There is a common thread between the Pistols and Eminem that I really love. To quote Morrissey 'I think it is more interesting to give the people something they might NOT want'. For all the vitriol aimed at Eminem, he has done this.
I bought White Pony this afternoon, have yet to listen to it. (I have 'Revolver' by the Beatles on at the moment). Yes, I'm pretty certain that Marilyn Manson was in the Wonder Years. I'll have a surf later and find out.
Incidentally, on the subject of Eminem, I was very interested in the words that were deleted out of 'The Way I Am' and 'The Real Slim Shady' in America. Obviously, the actual obsceneties were deleted, but also the words 'white' ('you act like you never seen a white person before'), 'valium' ('you wonder how these kids eat up these albums like valium') and 'feminist' ('feminist women love Eminem'). What is so very offensive about these words and contexts? I just find it a little odd.
cool name
Jane Bane Posted Nov 18, 2001
do you mean they censor the albums or just the singles that get played on the radio? it's stupid either way. i think people should just deal with it... why can't anything just be offensive? I guess i understand, since if you do anger the wrong people they'll pitch a fit... censorship drives me crazy. people should just learn to deal with stuff that makes them uncomfortable... i think there are all kinds of obscure guidelines for what can be played on the air and what can't... and it seems to vary.

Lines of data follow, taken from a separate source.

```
#define OPENCHK(call) HIP_TRY(call, { const int rc_ = fail(nullptr, code_, "%s failed: %s", #call, hipGetErrorString(e_)); uvaia_gpu_close(c); return rc_; })
  c->use_ext = !c->fullscan && !c->acgt && tn.replay_extras != 1 && (c->scan_variant == 0 || (c->scan_variant == 2 && c->nq <= 128 && tn.replay_extras == 2));
  {
    int prio_least = 0, prio_greatest = 0;
    OPENCHK(hipDeviceGetStreamPriorityRange(&prio_least, &prio_greatest));
    bool split = false;
    const int want_half = tn.replay_cus >= 1000 ? tn.replay_cus / 1000 : 0, want_cus = tn.replay_cus >= 1000 ? tn.replay_cus % 1000 : tn.replay_cus;
    c->replay_half = (want_half == 32 || want_half == 16 || want_half == 8) ? want_half : c->nq <= 8 ? 32 : c->nq <= 24 ? 16 : 8;
    int per_cu = (int)std::min<size_t>(4, (size_t)160 * 1024 / replay3_lds_bytes(c));
    while (c->use_ext && c->replay_half > 8 && per_cu * 8 < std::min(c->nq, 32)) { c->replay_half /= 2; per_cu = (int)std::min<size_t>(4, (size_t)160 * 1024 / replay3_lds_bytes(c)); }
    if (c->use_ext && replay3_lds_bytes(c) > (size_t)160 * 1024) c->use_ext = false;
    const int rep_cus = want_cus < 0 ? 0 : want_cus > 0 ? want_cus : (c->use_ext && per_cu > 0 ? std::max(8, ((c->nq + per_cu - 1) / per_cu + 7) / 8 * 8) : 0);
    hipDeviceProp_t prop;
    if (rep_cus > 0 && hipGetDeviceProperties(&prop, device) == hipSuccess && prop.multiProcessorCount >= 4 * rep_cus) {
      const int ncu = prop.multiProcessorCount, words = (ncu + 31) / 32;
      std::vector<uint32_t> m_rep((size_t)words, 0u), m_scan((size_t)words, 0u);
      for (int b = 0; b < ncu; b++) (b < rep_cus ? m_rep : m_scan)[(size_t)b >> 5] |= 1u << (b & 31);
      hipStream_t st[7] = {};
      bool ok = hipExtStreamCreateWithCUMask(&st[0], (uint32_t)words, m_rep.data()) == hipSuccess;
      for (int i = 1; i < 7 && ok; i++) ok = hipExtStreamCreateWithCUMask(&st[i], (uint32_t)words, m_scan.data()) == hipSuccess;
      if (ok) ok = hipEventCreateWithFlags(&c->rep_ev[0], hipEventDisableTiming) == hipSuccess && hipEventCreateWithFlags(&c->rep_ev[1], hipEventDisableTiming) == hipSuccess;
      if (ok) {
        c->rep_stream = st[0]; c->scan_stream = st[1]; c->scan_streams[0] = st[1]; c->scan_streams[1] = st[2]; c->scan_streams[2] = st[3];
        for (int i = 0; i < 3; i++) c->derive_streams[i] = st[4 + i];
        split = true; c->replay_cus = rep_cus;
      } else { (void)hipGetLastError(); for (int i = 0; i < 7; i++) if (st[i]) hipStreamDestroy(st[i]); }
    }
    OPENCHK(hipStreamCreateWithPriority(&c->stream, hipStreamNonBlocking, prio_greatest));
    if (!split) {
      OPENCHK(hipStreamCreateWithPriority(&c->scan_stream, hipStreamNonBlocking, prio_least));
      c->scan_streams[0] = c->scan_stream;
      for (int i = 1; i < 3; i++) OPENCHK(hipStreamCreateWithPriority(&c->scan_streams[i], hipStreamNonBlocking, prio_least));
      for (int i = 0; i < 3; i++) OPENCHK(hipStreamCreateWithPriority(&c->derive_streams[i], hipStreamNonBlocking, (prio_least + prio_greatest) / 2));
    }
    for (SliceBuf &b : c->slice) { OPENCHK(hipEventCreateWithFlags(&b.scan_done, hipEventDisableTiming)); OPENCHK(hipEventCreateWithFlags(&b.replay_done, hipEventDisableTiming)); }
    c->derive_stream = c->derive_streams[0];
  }
  uint8_t code_tab[256]; fill_code_table(code_tab);
  OPENCHK(hipMemcpyToSymbol(HIP_SYMBOL(c_code), code_tab, 256));

  const int lo = (int)std::min<size_t>(c->trim, (size_t)c->nchar), hi = std::max(lo, c->nchar - (int)c->trim);
  const size_t row_words = (size_t)c->W4 * 4 * c->NQ;
  std::vector<uint8_t> in_c(c->nchar, 0), in_m(c->nchar, 0), in_p(c->nchar, 0);
  for (int i = 0; i < q->n_idx_c; i++) if (q->idx_c[i] < (size_t)c->nchar) in_c[q->idx_c[i]] = 1;
  for (int i = 0; i < q->n_idx_m; i++) if (q->idx_m[i] < (size_t)c->nchar) in_m[q->idx_m[i]] = 1;
// ... 41 lines not shown
    const size_t l3 = replay3_lds_bytes(c);
    if (l3 > 160 * 1024) { uvaia_gpu_close(c); return fail(nullptr, UVAIA_GPU_EINVAL, "nbest=%d does not fit the LDS of the replay next to its staging buffers", heap_size); }
#define BIGLDS(K, N) OPENCHK(hipFuncSetAttribute(reinterpret_cast<const void *>(&K), hipFuncAttributeMaxDynamicSharedMemorySize, (int)(N)))
    BIGLDS((replay3_kernel<true, 32>), l3); BIGLDS((replay3_kernel<false, 32>), l3); BIGLDS((replay3_kernel<true, 16>), l3);
    BIGLDS((replay3_kernel<false, 16>), l3); BIGLDS((replay3_kernel<true, 8>), l3); BIGLDS((replay3_kernel<false, 8>), l3);
  }
  OPENCHK(hipMalloc(&b0.tmin, (size_t)c->nq_pad * (c->pool_pad / 64) * sizeof(int2)));
  OPENCHK(hipMalloc(&b0.rt, c->pool_pad * sizeof(int4)));
  OPENCHK(hipMemset(b0.rt, 0, c->pool_pad * sizeof(int4)));
  OPENCHK(hipMalloc(&c->d_stats, 16 * sizeof(unsigned long long)));
  OPENCHK(hipMemset(c->d_stats, 0, 16 * sizeof(unsigned long long)));
  OPENCHK(hipMalloc(&c->d_rt, c->pool_pad * sizeof(int4)));
  OPENCHK(hipMalloc(&c->d_tr, c->pool_pad * sizeof(int4)));
  OPENCHK(hipMemset(c->d_rt, 0, c->pool_pad * sizeof(int4)));
  OPENCHK(hipMemset(c->d_tr, 0, c->pool_pad * sizeof(int4)));
  OPENCHK(hipMalloc(&c->d_entered, c->pool_pad)); c->entered_cap = c->pool_pad;
  OPENCHK(hipMemset(c->d_entered, 0, c->pool_pad));
  const size_t lds = (size_t)(c->k + 1) * HEAP_ENTRY * sizeof(int) + 128;
  if (lds > 64 * 1024) {
    BIGLDS(replay_kernel<true>, lds); BIGLDS(replay_kernel<false>, lds);
#define BIGHEAP(PF_) BIGLDS((replay2_kernel<true, true, PF_>), lds); BIGLDS((replay2_kernel<true, false, PF_>), lds); BIGLDS((replay2_kernel<false, true, PF_>), lds); BIGLDS((replay2_kernel<false, false, PF_>), lds)
    BIGHEAP(1); BIGHEAP(2); BIGHEAP(3);
#undef BIGHEAP
  }
#undef BIGLDS
#undef OPENCHK
  int rc = uvaia_gpu_reset(c);
  if (rc) { g_open_error = c->err; uvaia_gpu_close(c); return rc; }
  *out = c;
  return UVAIA_GPU_OK;
}

int uvaia_gpu_export_query_table(uvaia_gpu_ctx *c, int which, void *out, size_t cap, size_t *n_bytes)
{
  if (!c || !n_bytes || which < 0 || which > 10) return UVAIA_GPU_EINVAL;
  if (which == 10) {
    const int v[11] = {c->NP, c->NR, c->NP4, c->NR4, c->rare_max, c->scan_variant, c->need_e_groups, c->need_v_groups, c->need_g_groups, c->need_r_groups, c->replay_lq};
    *n_bytes = sizeof v;
    if (out && cap >= sizeof v) memcpy(out, v, sizeof v);
    return UVAIA_GPU_OK;
  }
  *n_bytes = c->qtab[which].p ? c->qtab[which].n : 0;
  if (out && *n_bytes && cap >= *n_bytes) {
    HIPCHK(c, hipSetDevice(c->device));
    HIPCHK(c, hipStreamSynchronize(c->stream));
    HIPCHK(c, hipMemcpy(out, c->qtab[which].p, *n_bytes, hipMemcpyDeviceToHost));
  }
  return UVAIA_GPU_OK;
}

int uvaia_gpu_reset(uvaia_gpu_ctx *c)
{
  if (!c) return UVAIA_GPU_EINVAL;
  HIPCHK(c, hipMemsetAsync(c->d_heap, 0, (size_t)c->nq * (c->k + 1) * HEAP_ENTRY * sizeof(int), c->stream));
  hipLaunchKernelGGL(init_state_kernel, dim3((c->nq + 255) / 256), dim3(256), 0, c->stream, c->d_T, c->d_n, c->nq, c->nchar);
  HIPCHK(c, hipGetLastError());
  HIPCHK(c, hipMemcpyAsync(c->d_snap, &c->nchar, sizeof(int), hipMemcpyHostToDevice, c->stream));
  if (c->d_entered && c->db_n) HIPCHK(c, hipMemsetAsync(c->d_entered, 0, ((c->db_n + 63) / 64) * 64, c->stream));
  if (int rc = sync_scan_streams(c)) return rc;
  HIPCHK(c, hipStreamSynchronize(c->stream));
  return 0;
}

int uvaia_gpu_heap_slots(const uvaia_gpu_ctx *c) { return c ? c->k : 0; }
int uvaia_gpu_n_query(const uvaia_gpu_ctx *c) { return c ? c->nq : 0; }
size_t uvaia_gpu_packed_bytes_per_ref(const uvaia_gpu_ctx *c) { return c ? (size_t)c->W4 * 16 * c->P : 0; }
size_t uvaia_gpu_scan_bytes_per_ref(const uvaia_gpu_ctx *c)
{
  if (!c) return 0;
  return (c->fullscan || c->scan_variant != 2) ? (size_t)c->W4 * 16 * c->P
                                                : (size_t)(c->need_e_groups + c->need_v_groups) * 16 + (size_t)c->need_g_groups * 4 + (size_t)(c->NP4 + c->need_r_groups) * 16 * 3;
}

int uvaia_gpu_scan_variant(const uvaia_gpu_ctx *c)
{
  return !c ? -2 : c->fullscan ? -1 : c->scan_variant;
}

size_t uvaia_gpu_derived_bytes_per_ref(const uvaia_gpu_ctx *c)
{
  if (!c || c->fullscan || c->scan_variant != 2) return 0;
  return (size_t)c->W4 * 16 + (size_t)c->W4 * 4 + (size_t)(c->NP4 + c->NR4) * 48 + 4;
}

int uvaia_gpu_set_query_tile(uvaia_gpu_ctx *c, int qt)
{
  if (!c) return UVAIA_GPU_EINVAL;
  if (qt == 0) qt = 16;
  if (qt != 8 && qt != 16 && qt != 32) return fail(c, UVAIA_GPU_EINVAL, "query tile must be 8, 16 or 32");
  c->qt = qt;
  return 0;
}


}
```

### uvaia_amd/csrc/host_qprep.inc

```
namespace {

template <typename T>
int qprep_alloc(T **p, size_t n_elems, bool zero, hipStream_t s)
{
  hipError_t e = hipMalloc(p, std::max<size_t>(n_elems, 1) * sizeof(T));
  if (e == hipSuccess && zero) e = hipMemsetAsync(*p, 0, std::max<size_t>(n_elems, 1) * sizeof(T), s);
  if (e != hipSuccess) { *p = nullptr; return fail(nullptr, e == hipErrorOutOfMemory ? UVAIA_GPU_ENOMEM : UVAIA_GPU_EHIP, "query tables: %s", hipGetErrorString(e)); }
  return 0;
}

struct QprepScratch { std::vector<void *> p; ~QprepScratch() { for (void *x : p) if (x) hipFree(x); } };
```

is eminem really saying anything different than what rappers have been saying for years? does he just get more attention because he's white? i'm not a huge fan of his but i respect that he is influential and isn't allowing himself to be sanitized... i really do respect that, integrity. but there's a point where everything about any particular artist just becomes another gimmick, another selling point, at least in the eyes of the record companies, etc. that's what horrifies me... it's all there just to make somebody rich.
cool name
DogManStar Posted Nov 18, 2001
Yes, I suppose I just found it interesting that such relatively harmless words were edited out, and what that said about the way the listening audience is perceived. Unfortunately, JB, there are legions of people whose self appointed role in life is to be horrified and frightened by everything.
Because the Internet is ultimate democracy (although it is under threat) we can only hope that it will prove to be a breeding ground for new talent. As we've observed before in this conversation, you can hear 'angry' music being piped through the childrenswear department of Woolworth's these days.